> Aim of the task: Examine each line of the data. Copy those that contain the string "typedef".

════════════════════

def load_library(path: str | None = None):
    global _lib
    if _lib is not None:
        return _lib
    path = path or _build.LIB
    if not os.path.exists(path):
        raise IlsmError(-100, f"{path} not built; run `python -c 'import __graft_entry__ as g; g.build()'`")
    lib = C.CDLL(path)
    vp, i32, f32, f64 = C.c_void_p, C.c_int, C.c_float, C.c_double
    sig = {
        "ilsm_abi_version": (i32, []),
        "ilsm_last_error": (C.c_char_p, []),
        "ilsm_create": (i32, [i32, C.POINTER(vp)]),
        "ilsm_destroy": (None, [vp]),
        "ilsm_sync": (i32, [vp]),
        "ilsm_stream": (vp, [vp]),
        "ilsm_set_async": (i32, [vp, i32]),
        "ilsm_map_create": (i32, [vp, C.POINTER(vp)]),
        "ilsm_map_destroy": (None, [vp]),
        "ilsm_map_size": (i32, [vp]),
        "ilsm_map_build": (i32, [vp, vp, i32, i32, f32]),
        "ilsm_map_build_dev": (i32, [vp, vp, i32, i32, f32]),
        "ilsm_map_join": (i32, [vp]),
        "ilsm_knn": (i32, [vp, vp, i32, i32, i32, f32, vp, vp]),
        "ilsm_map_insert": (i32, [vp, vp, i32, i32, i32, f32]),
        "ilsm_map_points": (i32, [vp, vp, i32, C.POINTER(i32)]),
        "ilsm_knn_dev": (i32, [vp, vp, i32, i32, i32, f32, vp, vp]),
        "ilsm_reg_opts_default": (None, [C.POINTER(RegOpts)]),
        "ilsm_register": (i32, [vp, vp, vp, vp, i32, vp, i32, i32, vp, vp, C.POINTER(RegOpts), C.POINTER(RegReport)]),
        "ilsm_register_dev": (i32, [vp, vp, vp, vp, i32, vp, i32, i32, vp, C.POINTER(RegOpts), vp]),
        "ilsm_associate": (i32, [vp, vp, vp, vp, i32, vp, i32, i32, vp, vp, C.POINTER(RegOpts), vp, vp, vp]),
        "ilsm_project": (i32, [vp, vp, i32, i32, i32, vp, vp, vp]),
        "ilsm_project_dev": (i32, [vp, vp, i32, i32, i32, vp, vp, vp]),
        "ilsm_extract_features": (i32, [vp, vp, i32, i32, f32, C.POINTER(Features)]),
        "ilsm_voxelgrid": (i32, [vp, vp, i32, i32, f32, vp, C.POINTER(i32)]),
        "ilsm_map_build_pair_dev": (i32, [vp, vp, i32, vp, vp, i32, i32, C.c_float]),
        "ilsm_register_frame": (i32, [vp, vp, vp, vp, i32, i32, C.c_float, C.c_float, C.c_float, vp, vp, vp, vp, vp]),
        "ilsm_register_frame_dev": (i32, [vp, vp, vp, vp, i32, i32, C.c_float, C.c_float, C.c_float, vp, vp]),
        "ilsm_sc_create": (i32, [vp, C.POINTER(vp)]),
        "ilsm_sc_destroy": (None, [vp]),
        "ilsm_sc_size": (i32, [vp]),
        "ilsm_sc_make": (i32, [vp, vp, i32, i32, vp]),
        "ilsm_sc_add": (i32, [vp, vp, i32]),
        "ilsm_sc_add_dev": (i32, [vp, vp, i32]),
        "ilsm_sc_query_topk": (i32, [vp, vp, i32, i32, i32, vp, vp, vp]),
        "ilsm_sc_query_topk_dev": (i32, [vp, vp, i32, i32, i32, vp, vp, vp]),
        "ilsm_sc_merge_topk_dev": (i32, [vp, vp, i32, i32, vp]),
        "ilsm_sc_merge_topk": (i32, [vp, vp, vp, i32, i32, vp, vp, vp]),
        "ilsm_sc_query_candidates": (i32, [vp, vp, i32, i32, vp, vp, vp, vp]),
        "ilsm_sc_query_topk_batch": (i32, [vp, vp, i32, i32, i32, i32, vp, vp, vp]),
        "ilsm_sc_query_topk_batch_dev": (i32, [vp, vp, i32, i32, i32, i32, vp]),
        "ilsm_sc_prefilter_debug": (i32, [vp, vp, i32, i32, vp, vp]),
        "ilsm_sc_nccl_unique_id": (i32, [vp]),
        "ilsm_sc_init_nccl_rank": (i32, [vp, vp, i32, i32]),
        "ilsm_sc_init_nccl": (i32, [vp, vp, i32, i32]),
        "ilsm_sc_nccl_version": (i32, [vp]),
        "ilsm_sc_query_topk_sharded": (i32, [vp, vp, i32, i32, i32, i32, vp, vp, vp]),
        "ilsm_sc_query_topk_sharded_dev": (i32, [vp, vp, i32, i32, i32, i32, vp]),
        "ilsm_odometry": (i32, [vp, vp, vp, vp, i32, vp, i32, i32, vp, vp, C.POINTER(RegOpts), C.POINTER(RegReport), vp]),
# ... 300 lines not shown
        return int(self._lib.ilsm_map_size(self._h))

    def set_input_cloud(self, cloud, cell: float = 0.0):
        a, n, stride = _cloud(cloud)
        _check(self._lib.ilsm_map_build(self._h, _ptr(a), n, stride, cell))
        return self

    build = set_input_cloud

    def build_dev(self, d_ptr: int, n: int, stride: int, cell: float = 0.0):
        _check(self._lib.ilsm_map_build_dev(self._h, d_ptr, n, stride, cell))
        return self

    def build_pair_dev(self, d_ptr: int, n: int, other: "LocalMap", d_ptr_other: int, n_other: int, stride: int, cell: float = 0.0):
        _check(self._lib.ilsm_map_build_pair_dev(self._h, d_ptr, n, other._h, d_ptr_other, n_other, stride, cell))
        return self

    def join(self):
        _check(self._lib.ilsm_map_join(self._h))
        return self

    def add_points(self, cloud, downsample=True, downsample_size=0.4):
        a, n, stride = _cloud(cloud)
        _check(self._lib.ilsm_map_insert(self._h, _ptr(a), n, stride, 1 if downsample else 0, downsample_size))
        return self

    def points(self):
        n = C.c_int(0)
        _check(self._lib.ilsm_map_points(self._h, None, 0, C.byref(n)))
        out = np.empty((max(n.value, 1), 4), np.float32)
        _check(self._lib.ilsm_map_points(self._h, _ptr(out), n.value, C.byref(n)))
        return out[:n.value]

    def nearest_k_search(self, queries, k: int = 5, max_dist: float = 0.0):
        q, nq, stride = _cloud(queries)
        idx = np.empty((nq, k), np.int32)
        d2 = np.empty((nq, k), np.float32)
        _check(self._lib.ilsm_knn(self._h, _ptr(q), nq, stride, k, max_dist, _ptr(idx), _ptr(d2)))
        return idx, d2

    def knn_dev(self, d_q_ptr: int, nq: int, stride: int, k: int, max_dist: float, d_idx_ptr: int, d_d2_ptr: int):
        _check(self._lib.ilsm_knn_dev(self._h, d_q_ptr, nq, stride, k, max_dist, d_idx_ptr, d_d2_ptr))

════════════════════

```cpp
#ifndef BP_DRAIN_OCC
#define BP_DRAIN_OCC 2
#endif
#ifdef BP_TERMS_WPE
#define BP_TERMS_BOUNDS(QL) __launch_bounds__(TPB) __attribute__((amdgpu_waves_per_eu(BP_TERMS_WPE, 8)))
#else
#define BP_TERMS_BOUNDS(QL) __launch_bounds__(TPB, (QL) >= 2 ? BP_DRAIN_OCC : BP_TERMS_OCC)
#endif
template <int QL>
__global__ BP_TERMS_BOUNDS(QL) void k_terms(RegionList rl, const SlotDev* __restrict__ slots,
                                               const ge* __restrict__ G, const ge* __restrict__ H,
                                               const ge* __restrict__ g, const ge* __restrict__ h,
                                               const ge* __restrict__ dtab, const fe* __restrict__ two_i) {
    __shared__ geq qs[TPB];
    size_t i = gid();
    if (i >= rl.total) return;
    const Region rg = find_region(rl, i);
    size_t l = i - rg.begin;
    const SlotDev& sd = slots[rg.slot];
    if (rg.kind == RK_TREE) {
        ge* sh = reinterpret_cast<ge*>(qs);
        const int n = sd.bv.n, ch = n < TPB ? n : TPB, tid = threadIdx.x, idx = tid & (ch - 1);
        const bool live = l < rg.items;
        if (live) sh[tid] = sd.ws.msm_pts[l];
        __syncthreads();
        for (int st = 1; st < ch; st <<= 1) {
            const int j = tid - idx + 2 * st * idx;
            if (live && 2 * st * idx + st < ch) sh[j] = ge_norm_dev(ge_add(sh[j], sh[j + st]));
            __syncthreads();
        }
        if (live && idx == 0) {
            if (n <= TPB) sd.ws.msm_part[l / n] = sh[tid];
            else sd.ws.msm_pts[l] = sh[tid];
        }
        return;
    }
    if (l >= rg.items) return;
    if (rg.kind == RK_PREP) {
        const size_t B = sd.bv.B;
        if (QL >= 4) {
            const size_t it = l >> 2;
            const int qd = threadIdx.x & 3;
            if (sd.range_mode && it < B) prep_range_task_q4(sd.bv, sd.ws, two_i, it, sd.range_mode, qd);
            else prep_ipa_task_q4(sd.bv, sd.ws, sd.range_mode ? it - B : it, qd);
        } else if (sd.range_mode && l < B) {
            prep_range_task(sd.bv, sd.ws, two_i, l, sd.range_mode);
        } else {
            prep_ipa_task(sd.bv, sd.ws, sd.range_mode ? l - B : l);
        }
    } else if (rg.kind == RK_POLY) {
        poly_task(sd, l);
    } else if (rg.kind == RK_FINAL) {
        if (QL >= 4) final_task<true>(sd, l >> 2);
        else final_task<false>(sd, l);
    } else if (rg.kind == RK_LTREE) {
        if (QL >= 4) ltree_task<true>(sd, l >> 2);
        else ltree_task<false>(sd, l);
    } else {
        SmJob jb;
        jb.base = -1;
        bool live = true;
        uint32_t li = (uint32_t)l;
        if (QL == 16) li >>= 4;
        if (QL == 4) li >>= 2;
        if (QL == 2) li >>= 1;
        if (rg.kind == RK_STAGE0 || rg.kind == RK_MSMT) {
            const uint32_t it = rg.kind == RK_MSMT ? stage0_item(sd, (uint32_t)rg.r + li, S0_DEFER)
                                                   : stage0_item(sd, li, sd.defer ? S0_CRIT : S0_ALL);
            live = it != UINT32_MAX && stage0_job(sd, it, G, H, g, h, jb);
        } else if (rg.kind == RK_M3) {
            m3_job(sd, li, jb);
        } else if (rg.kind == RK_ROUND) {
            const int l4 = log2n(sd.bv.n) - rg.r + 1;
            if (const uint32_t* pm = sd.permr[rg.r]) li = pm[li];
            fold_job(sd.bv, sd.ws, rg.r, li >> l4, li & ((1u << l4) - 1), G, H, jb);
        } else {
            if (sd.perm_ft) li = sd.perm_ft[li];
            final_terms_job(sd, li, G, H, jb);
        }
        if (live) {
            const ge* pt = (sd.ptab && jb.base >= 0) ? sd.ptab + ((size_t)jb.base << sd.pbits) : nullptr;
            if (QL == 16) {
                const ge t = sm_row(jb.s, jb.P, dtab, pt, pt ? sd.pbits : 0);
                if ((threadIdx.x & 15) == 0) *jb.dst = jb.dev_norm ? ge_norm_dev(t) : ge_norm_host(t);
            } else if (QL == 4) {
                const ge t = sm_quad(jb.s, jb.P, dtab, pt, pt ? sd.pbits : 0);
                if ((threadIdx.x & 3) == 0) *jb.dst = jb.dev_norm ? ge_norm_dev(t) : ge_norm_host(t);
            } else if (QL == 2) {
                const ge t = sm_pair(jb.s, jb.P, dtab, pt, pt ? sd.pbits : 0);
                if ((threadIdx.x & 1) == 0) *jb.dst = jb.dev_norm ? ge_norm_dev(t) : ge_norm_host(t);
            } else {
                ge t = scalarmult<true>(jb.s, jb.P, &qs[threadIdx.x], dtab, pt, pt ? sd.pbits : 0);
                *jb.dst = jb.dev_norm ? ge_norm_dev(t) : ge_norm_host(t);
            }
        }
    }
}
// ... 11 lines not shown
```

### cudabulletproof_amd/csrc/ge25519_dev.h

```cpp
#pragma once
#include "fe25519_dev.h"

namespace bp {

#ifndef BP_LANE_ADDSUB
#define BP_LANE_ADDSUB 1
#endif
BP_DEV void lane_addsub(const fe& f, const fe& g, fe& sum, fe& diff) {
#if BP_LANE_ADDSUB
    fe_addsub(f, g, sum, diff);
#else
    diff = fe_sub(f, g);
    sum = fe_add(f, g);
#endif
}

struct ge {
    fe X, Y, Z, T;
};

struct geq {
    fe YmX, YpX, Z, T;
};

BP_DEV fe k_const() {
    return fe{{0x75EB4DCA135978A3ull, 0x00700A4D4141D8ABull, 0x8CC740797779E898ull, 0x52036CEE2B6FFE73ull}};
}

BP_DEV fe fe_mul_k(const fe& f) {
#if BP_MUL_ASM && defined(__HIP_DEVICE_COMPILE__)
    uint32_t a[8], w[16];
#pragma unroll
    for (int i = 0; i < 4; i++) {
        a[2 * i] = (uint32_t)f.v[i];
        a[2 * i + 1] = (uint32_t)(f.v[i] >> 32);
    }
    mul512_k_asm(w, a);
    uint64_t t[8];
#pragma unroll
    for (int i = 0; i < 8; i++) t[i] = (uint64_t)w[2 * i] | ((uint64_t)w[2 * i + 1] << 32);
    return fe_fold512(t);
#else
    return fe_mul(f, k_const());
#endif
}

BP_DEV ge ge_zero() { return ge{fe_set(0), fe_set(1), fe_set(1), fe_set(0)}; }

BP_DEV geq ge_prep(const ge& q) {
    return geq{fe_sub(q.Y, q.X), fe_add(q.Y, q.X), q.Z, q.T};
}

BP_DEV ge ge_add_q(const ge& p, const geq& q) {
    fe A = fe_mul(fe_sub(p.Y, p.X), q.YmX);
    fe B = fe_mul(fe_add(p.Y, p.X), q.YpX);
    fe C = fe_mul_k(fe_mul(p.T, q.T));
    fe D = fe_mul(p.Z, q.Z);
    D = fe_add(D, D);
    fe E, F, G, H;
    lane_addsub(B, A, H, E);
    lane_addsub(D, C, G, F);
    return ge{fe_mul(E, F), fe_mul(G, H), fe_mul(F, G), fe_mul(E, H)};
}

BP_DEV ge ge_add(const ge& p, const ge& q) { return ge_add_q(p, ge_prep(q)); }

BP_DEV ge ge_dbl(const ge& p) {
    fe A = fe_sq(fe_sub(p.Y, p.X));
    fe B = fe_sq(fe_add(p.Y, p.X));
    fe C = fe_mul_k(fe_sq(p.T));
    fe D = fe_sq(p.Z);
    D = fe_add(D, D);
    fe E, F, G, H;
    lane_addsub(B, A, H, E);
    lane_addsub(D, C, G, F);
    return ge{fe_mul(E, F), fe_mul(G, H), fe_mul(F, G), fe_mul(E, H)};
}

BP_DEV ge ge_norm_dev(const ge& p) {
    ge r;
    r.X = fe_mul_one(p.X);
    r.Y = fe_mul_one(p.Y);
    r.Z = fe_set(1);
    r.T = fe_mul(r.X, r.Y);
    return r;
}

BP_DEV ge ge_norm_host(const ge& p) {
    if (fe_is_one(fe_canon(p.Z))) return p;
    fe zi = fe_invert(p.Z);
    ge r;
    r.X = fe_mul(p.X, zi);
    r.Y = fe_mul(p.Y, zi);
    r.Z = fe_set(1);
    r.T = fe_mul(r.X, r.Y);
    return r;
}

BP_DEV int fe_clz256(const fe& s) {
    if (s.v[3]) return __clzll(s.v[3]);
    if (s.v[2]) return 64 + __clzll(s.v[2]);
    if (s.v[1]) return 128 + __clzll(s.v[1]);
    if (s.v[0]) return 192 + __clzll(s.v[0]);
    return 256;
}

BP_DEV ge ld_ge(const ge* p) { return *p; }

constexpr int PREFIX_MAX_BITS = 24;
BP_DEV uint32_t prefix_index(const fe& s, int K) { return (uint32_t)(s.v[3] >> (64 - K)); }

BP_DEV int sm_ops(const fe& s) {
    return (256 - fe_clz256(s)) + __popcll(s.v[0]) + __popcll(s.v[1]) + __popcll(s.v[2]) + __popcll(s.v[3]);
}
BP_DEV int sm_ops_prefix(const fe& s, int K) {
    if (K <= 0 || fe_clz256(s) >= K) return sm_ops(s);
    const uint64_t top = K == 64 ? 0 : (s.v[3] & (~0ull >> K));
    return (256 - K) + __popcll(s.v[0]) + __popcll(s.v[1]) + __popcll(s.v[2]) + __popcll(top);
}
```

════════════════════

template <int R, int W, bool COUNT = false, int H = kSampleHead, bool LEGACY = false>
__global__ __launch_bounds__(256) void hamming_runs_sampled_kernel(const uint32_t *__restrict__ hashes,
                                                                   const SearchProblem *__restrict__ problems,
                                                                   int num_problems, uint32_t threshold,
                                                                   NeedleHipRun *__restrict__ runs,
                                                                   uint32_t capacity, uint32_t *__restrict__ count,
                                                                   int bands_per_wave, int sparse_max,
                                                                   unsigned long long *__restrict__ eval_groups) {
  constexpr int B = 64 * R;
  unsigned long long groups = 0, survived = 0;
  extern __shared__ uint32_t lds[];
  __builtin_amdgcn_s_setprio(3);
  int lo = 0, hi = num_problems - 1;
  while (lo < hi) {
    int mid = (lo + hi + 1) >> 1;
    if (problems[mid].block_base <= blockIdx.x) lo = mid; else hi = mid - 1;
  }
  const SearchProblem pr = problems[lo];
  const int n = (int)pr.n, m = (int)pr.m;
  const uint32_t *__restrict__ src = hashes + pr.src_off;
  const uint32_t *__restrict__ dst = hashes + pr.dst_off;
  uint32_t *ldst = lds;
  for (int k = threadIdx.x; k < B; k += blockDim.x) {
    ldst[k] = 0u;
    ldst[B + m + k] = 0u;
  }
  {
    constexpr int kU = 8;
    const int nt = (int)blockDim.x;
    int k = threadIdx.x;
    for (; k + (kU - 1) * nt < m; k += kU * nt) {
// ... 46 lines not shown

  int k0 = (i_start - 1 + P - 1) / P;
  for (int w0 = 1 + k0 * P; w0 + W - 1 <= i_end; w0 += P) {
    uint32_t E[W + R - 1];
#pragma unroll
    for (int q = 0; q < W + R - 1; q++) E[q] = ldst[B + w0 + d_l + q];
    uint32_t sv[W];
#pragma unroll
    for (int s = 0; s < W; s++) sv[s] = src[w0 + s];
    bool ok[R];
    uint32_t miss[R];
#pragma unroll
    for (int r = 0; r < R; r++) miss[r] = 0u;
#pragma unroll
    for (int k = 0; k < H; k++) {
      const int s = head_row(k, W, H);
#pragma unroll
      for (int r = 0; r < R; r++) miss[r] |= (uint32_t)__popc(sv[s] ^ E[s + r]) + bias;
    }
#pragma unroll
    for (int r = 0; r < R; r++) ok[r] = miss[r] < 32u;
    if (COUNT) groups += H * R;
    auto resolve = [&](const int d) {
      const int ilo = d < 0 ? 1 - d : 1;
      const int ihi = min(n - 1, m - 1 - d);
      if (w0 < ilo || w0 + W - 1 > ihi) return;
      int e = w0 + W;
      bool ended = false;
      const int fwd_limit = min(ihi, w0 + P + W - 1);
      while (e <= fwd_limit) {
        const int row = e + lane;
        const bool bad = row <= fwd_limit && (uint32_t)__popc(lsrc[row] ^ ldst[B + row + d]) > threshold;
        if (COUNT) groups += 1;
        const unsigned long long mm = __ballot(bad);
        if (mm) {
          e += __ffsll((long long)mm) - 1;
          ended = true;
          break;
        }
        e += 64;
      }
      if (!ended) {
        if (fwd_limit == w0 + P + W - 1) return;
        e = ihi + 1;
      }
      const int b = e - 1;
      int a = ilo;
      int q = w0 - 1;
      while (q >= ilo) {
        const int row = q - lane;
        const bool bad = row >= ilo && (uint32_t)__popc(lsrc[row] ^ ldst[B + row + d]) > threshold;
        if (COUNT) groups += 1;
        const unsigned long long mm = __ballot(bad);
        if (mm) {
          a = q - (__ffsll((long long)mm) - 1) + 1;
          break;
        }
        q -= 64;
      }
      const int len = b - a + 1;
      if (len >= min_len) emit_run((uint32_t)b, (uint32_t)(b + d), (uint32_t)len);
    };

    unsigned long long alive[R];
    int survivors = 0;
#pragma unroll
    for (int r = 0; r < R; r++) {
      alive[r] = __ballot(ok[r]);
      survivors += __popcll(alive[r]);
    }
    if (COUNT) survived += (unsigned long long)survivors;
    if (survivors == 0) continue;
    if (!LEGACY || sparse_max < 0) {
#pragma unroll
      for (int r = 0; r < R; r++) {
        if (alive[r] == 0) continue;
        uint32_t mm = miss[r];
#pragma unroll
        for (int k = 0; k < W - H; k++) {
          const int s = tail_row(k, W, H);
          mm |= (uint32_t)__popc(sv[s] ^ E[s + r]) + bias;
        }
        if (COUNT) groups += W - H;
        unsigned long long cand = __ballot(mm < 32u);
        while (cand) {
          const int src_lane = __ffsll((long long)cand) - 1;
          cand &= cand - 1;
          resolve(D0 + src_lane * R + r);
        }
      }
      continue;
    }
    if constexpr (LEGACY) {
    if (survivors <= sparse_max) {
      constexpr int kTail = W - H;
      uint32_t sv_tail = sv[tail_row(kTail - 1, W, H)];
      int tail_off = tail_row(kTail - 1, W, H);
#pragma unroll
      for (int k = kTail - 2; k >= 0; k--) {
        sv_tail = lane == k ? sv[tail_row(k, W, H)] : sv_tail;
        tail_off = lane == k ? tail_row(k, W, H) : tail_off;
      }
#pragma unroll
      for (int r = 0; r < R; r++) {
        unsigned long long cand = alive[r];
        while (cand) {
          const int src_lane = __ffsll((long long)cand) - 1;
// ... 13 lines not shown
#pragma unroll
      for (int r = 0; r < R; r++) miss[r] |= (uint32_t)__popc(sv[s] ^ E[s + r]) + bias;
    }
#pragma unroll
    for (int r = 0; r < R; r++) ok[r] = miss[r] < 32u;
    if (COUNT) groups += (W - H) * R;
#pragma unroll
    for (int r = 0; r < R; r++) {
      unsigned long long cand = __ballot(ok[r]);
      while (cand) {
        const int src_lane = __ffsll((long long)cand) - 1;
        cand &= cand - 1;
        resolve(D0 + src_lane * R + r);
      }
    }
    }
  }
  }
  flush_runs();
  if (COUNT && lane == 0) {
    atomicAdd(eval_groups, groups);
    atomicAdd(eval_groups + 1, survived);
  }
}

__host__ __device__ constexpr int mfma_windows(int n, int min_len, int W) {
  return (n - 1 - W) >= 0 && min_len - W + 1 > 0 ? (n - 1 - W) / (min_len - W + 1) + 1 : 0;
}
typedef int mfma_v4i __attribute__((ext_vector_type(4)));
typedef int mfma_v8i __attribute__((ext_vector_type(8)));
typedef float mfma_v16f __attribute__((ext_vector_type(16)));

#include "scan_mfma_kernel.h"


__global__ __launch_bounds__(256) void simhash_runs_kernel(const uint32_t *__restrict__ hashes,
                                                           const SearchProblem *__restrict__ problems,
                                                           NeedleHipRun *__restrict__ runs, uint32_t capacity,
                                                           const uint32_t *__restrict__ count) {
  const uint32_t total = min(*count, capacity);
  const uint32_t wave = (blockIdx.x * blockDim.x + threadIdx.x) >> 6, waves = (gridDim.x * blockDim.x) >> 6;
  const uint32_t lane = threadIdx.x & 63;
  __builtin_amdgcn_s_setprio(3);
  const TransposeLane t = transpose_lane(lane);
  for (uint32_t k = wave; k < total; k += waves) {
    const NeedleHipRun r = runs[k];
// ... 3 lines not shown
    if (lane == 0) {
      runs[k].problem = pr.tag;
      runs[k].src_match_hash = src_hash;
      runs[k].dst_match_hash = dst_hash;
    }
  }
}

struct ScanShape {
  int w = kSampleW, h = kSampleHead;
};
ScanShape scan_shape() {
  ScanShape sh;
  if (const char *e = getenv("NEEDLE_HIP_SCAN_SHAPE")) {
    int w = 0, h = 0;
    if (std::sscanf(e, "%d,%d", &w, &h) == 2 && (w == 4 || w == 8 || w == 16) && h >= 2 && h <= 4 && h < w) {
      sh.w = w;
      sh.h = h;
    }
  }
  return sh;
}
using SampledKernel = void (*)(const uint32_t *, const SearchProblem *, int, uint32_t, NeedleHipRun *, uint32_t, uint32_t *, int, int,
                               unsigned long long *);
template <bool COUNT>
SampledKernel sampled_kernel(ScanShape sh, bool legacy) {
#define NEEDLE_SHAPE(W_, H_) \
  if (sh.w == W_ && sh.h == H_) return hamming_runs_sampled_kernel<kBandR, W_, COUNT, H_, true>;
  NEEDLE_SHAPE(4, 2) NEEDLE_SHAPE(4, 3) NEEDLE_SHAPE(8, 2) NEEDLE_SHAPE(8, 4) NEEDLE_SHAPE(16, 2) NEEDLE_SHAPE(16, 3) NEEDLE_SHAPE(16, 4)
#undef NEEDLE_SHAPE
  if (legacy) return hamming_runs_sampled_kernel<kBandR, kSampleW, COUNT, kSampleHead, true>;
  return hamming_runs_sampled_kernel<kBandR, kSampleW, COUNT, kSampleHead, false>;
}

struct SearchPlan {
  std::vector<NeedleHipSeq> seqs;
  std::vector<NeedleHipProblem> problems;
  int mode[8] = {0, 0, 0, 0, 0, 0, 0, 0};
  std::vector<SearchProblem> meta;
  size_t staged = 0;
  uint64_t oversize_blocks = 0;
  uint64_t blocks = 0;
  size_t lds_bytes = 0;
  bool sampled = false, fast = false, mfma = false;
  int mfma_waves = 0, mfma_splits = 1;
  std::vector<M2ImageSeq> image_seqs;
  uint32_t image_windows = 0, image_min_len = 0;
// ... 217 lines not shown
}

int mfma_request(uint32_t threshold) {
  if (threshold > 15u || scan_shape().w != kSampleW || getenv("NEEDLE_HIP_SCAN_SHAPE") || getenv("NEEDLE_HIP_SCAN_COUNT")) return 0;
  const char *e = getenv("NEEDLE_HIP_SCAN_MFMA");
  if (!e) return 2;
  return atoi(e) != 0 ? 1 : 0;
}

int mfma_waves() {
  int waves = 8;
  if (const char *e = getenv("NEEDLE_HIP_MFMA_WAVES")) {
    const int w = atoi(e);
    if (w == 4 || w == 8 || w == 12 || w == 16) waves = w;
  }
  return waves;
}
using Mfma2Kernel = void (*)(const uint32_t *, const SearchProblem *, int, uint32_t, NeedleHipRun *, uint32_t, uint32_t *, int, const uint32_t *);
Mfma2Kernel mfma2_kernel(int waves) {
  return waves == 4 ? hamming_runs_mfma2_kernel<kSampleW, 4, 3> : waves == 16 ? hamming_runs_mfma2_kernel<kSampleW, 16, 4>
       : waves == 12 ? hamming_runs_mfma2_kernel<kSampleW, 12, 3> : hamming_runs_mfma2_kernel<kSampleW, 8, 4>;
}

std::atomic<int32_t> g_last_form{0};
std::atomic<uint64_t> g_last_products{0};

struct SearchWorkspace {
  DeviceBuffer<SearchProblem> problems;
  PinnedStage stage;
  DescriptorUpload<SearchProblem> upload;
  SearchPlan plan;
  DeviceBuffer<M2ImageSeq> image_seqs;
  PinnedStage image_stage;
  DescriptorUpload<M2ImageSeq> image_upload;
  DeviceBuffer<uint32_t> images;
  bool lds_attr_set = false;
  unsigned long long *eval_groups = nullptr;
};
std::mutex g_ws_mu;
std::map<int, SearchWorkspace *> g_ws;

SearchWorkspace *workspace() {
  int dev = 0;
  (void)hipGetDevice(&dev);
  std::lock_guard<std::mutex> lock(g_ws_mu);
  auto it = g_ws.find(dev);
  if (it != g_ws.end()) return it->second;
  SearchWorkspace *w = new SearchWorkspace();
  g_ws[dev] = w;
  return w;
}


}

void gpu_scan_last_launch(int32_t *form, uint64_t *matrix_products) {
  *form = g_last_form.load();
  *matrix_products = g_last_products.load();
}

════════════════════

> Result of this task:
typedef int mfma_v4i __attribute__((ext_vector_type(4)));
typedef int mfma_v8i __attribute__((ext_vector_type(8)));
typedef float mfma_v16f __attribute__((ext_vector_type(16)));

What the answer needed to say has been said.